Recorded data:
== == ==

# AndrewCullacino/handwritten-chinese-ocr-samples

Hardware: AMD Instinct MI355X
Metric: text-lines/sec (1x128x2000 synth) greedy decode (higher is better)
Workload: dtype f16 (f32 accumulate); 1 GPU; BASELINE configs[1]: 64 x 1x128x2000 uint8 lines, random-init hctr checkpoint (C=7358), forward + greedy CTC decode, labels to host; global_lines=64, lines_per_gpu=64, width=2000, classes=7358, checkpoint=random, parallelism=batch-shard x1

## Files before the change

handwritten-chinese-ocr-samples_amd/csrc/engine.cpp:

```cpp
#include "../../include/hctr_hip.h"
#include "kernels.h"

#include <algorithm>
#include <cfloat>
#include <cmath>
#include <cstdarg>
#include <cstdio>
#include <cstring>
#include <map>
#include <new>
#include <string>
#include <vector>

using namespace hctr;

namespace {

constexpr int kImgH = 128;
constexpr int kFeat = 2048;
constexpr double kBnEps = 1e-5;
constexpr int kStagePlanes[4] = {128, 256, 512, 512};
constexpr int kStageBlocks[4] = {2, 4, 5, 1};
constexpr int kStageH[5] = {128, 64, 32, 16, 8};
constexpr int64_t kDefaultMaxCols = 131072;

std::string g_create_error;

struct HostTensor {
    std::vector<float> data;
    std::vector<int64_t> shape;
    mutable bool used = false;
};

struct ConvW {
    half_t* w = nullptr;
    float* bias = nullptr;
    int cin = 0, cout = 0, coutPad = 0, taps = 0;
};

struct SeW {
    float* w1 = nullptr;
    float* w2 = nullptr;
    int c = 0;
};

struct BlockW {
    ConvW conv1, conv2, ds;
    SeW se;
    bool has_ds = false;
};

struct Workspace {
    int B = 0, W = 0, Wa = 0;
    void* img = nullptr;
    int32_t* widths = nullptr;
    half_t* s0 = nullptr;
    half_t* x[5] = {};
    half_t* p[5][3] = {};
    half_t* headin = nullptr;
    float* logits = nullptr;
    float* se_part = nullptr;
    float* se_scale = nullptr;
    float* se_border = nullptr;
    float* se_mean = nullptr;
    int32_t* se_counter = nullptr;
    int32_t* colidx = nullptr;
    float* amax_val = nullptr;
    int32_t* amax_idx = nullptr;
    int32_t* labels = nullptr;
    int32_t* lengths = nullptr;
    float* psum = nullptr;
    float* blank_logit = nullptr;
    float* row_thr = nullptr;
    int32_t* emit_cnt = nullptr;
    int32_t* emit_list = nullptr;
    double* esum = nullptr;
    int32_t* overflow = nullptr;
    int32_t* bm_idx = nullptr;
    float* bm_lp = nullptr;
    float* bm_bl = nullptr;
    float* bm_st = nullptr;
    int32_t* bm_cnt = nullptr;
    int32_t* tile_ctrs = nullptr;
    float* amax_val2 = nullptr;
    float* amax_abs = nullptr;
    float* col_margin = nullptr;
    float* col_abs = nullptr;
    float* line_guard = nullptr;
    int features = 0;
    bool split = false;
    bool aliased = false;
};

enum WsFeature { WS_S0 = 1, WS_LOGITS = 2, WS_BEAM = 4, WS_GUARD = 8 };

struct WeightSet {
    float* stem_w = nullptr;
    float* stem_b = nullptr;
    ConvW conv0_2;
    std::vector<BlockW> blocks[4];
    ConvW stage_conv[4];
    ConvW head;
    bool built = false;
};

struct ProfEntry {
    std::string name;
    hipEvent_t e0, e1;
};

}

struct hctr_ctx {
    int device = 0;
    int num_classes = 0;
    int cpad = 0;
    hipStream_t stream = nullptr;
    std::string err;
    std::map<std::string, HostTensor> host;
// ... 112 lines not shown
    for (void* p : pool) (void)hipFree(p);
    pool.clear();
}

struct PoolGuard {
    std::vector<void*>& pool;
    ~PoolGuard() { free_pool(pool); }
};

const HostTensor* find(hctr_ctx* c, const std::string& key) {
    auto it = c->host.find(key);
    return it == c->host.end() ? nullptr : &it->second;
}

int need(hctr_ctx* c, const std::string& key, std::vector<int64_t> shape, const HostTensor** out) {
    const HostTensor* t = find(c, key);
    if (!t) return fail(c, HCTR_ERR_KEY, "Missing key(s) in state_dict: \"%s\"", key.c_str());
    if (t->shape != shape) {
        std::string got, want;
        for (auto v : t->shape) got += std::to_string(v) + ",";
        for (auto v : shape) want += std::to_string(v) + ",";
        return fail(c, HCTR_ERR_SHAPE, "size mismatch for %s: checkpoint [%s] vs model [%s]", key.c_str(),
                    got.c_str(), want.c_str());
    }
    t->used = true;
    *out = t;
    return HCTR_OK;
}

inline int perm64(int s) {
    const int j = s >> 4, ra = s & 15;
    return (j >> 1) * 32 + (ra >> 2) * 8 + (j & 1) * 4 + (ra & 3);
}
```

== == ==

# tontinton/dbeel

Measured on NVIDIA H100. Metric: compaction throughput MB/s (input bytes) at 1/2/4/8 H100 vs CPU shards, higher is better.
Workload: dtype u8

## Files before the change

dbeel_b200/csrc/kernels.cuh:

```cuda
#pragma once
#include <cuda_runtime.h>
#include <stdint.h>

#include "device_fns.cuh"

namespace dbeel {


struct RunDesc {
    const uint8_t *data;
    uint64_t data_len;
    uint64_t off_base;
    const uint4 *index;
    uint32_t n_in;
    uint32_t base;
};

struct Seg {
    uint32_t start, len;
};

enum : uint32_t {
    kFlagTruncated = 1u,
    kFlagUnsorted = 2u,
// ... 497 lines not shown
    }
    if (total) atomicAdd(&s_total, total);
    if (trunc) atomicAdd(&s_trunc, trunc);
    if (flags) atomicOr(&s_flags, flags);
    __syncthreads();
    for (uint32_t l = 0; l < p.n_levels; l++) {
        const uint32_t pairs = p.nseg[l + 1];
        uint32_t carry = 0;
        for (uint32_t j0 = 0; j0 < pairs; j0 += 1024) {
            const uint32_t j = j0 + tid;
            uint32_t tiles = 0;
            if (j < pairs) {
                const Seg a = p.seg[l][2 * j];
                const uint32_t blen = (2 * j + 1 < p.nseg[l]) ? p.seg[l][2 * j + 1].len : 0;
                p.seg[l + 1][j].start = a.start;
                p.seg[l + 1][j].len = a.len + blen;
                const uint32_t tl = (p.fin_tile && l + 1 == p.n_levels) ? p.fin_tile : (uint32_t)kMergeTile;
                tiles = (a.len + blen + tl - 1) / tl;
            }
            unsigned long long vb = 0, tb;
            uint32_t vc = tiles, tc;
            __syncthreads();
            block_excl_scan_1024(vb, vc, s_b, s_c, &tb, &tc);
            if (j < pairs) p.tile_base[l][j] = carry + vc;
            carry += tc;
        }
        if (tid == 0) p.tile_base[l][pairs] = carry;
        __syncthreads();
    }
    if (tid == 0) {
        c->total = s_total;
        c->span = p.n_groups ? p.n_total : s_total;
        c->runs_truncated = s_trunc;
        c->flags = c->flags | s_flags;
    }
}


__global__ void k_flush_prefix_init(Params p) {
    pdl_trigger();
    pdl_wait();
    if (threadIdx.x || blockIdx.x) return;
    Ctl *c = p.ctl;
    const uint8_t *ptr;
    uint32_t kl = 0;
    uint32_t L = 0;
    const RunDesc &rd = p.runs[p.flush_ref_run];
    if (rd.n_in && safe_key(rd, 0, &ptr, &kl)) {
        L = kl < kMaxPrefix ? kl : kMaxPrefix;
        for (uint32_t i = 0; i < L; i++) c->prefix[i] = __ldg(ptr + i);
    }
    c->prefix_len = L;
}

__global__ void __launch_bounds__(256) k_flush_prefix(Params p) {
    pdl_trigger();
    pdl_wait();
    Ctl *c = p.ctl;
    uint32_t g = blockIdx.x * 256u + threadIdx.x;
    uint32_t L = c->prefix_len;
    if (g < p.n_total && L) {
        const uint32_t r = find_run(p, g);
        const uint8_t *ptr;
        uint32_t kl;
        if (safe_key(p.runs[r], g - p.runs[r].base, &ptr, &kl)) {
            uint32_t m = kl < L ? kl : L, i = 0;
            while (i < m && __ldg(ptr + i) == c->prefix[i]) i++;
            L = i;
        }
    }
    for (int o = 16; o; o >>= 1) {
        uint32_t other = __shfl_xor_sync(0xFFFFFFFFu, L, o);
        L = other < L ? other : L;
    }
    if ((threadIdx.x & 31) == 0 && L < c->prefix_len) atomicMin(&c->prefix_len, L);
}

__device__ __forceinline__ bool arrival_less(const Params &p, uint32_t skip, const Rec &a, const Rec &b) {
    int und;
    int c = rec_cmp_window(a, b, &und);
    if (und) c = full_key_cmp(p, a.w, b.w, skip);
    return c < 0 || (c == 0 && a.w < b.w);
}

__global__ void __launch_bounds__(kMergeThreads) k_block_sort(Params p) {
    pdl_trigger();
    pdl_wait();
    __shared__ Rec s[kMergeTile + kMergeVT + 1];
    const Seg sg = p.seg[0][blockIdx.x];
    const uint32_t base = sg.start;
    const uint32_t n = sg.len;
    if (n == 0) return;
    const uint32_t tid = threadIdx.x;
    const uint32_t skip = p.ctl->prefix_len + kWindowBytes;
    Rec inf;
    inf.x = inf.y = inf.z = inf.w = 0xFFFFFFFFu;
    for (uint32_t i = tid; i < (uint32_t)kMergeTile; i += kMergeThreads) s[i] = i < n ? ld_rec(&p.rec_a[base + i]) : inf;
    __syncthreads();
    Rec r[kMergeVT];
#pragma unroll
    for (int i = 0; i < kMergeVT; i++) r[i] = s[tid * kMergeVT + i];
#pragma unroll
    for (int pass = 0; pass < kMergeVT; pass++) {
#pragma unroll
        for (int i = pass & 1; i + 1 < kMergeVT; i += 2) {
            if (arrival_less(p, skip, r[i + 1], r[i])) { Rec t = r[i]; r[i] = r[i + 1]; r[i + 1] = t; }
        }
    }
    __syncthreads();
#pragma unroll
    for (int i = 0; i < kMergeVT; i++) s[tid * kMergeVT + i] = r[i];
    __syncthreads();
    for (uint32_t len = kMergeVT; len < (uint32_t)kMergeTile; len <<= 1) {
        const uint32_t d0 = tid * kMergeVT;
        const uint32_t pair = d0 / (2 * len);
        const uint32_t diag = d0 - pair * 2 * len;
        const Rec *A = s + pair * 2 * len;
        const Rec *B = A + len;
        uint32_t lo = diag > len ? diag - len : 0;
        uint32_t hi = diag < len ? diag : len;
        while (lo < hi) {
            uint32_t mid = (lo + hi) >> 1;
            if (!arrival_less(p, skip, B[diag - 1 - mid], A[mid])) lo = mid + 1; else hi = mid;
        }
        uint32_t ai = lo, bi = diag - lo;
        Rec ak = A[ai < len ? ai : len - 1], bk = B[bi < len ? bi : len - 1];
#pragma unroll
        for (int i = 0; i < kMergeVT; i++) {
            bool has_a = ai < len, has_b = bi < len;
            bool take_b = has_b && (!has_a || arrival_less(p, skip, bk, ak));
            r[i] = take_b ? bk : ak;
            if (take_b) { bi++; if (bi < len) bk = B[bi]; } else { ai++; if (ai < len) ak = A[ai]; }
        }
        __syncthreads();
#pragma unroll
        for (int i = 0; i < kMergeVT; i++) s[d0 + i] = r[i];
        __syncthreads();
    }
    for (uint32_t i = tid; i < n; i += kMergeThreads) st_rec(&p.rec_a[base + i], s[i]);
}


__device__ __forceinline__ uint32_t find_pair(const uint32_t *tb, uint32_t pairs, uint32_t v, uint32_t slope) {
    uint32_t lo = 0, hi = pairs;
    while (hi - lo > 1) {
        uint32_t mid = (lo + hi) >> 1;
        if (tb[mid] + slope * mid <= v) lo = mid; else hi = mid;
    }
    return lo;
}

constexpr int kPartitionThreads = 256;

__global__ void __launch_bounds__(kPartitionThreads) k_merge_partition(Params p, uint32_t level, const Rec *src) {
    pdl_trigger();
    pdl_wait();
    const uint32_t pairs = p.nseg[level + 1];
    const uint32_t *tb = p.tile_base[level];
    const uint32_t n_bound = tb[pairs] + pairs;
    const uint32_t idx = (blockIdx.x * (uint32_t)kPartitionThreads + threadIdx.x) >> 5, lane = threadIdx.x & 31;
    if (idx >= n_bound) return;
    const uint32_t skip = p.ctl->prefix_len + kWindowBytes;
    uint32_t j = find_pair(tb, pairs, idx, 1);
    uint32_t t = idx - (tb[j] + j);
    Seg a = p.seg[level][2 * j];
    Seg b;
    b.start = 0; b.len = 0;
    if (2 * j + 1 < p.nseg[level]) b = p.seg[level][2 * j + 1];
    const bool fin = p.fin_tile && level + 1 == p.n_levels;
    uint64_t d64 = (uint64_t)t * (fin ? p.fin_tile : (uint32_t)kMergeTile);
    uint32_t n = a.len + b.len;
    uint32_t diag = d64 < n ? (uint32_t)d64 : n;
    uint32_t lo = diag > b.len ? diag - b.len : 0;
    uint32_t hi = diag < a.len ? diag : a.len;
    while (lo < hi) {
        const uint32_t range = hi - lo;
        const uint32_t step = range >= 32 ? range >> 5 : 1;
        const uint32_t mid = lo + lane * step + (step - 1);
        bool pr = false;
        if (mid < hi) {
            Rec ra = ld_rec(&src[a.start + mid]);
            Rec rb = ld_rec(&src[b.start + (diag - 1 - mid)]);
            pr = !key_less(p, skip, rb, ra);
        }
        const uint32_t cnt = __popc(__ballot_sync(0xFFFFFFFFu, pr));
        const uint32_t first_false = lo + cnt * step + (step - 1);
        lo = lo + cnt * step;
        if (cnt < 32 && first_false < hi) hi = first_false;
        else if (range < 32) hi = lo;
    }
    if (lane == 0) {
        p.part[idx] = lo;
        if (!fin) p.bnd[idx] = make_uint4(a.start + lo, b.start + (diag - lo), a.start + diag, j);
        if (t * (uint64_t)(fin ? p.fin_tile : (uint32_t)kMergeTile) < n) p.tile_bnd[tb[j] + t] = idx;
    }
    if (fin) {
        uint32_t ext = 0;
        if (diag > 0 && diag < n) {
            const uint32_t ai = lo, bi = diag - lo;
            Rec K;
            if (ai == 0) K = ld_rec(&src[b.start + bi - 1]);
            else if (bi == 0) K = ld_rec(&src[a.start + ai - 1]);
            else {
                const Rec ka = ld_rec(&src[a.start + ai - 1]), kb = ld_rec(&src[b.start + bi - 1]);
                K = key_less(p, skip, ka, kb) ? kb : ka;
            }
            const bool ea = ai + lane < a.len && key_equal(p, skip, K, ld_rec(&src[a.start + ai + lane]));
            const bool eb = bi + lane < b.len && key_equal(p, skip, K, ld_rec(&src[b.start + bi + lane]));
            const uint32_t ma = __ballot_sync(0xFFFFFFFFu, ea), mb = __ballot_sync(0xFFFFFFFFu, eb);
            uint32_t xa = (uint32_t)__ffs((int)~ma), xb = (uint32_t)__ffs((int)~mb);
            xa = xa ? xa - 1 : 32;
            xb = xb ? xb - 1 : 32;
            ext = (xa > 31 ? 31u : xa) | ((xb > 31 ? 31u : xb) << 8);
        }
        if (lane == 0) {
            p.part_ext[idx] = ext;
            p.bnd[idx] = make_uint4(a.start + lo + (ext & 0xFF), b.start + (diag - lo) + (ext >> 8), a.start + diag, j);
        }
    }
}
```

== == ==

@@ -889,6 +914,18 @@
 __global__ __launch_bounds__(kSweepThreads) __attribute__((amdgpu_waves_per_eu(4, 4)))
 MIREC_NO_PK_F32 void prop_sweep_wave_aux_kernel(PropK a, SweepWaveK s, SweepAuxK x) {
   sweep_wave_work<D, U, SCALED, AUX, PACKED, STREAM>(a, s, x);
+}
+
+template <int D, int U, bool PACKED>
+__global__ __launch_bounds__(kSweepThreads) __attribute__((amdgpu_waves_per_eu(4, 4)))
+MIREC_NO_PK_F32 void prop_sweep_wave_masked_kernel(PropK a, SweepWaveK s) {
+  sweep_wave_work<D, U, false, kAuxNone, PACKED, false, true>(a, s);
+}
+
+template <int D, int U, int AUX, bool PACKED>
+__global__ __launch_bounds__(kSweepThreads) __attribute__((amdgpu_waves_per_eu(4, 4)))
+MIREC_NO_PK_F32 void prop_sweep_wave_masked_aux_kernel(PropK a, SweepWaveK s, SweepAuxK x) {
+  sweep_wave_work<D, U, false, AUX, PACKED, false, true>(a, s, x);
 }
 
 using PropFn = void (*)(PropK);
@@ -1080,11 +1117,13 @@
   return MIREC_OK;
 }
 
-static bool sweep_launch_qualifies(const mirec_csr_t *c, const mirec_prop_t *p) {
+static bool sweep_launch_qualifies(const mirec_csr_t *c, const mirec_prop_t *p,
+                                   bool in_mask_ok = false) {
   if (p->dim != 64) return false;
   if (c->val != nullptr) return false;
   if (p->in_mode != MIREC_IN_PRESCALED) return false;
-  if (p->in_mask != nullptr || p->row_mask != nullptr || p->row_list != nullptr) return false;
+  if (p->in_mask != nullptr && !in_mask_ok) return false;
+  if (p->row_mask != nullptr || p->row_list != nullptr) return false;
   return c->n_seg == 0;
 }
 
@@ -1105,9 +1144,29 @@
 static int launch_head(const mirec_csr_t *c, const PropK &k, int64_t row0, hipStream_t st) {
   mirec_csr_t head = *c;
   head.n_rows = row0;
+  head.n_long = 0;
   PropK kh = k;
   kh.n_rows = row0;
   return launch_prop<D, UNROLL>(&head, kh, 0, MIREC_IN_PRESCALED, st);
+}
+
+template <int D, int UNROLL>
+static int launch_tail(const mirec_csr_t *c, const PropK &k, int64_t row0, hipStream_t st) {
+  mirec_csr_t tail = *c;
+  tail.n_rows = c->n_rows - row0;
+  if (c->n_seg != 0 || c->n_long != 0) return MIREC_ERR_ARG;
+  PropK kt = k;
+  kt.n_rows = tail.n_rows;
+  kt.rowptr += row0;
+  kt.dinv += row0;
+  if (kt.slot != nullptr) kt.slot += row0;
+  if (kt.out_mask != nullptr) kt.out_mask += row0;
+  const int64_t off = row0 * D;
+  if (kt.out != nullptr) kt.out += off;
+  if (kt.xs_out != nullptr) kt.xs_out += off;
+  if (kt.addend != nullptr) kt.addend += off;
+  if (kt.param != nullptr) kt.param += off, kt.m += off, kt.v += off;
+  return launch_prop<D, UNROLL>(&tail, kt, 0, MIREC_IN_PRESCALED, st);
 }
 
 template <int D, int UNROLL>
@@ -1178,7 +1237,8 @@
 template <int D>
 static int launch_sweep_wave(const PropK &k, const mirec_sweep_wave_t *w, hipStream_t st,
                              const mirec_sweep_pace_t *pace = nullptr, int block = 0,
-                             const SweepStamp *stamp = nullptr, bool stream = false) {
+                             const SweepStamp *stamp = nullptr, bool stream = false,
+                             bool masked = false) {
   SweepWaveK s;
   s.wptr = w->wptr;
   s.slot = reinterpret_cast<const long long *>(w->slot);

== == ==

* [Task item]
Look above for the line holding "prop_sweep_wave_masked_aux_kernel(PropK a, SweepWaveK" and the line holding "if (p->in_mode != MIREC_IN_PRESCALED)", then output exactly those two lines and every line between them, nothing more.

* [Worked solution]
+MIREC_NO_PK_F32 void prop_sweep_wave_masked_aux_kernel(PropK a, SweepWaveK s, SweepAuxK x) {
+  sweep_wave_work<D, U, false, AUX, PACKED, false, true>(a, s, x);
 }
 
 using PropFn = void (*)(PropK);
@@ -1080,11 +1117,13 @@
   return MIREC_OK;
 }
 
-static bool sweep_launch_qualifies(const mirec_csr_t *c, const mirec_prop_t *p) {
+static bool sweep_launch_qualifies(const mirec_csr_t *c, const mirec_prop_t *p,
+                                   bool in_mask_ok = false) {
   if (p->dim != 64) return false;
   if (c->val != nullptr) return false;
   if (p->in_mode != MIREC_IN_PRESCALED) return false;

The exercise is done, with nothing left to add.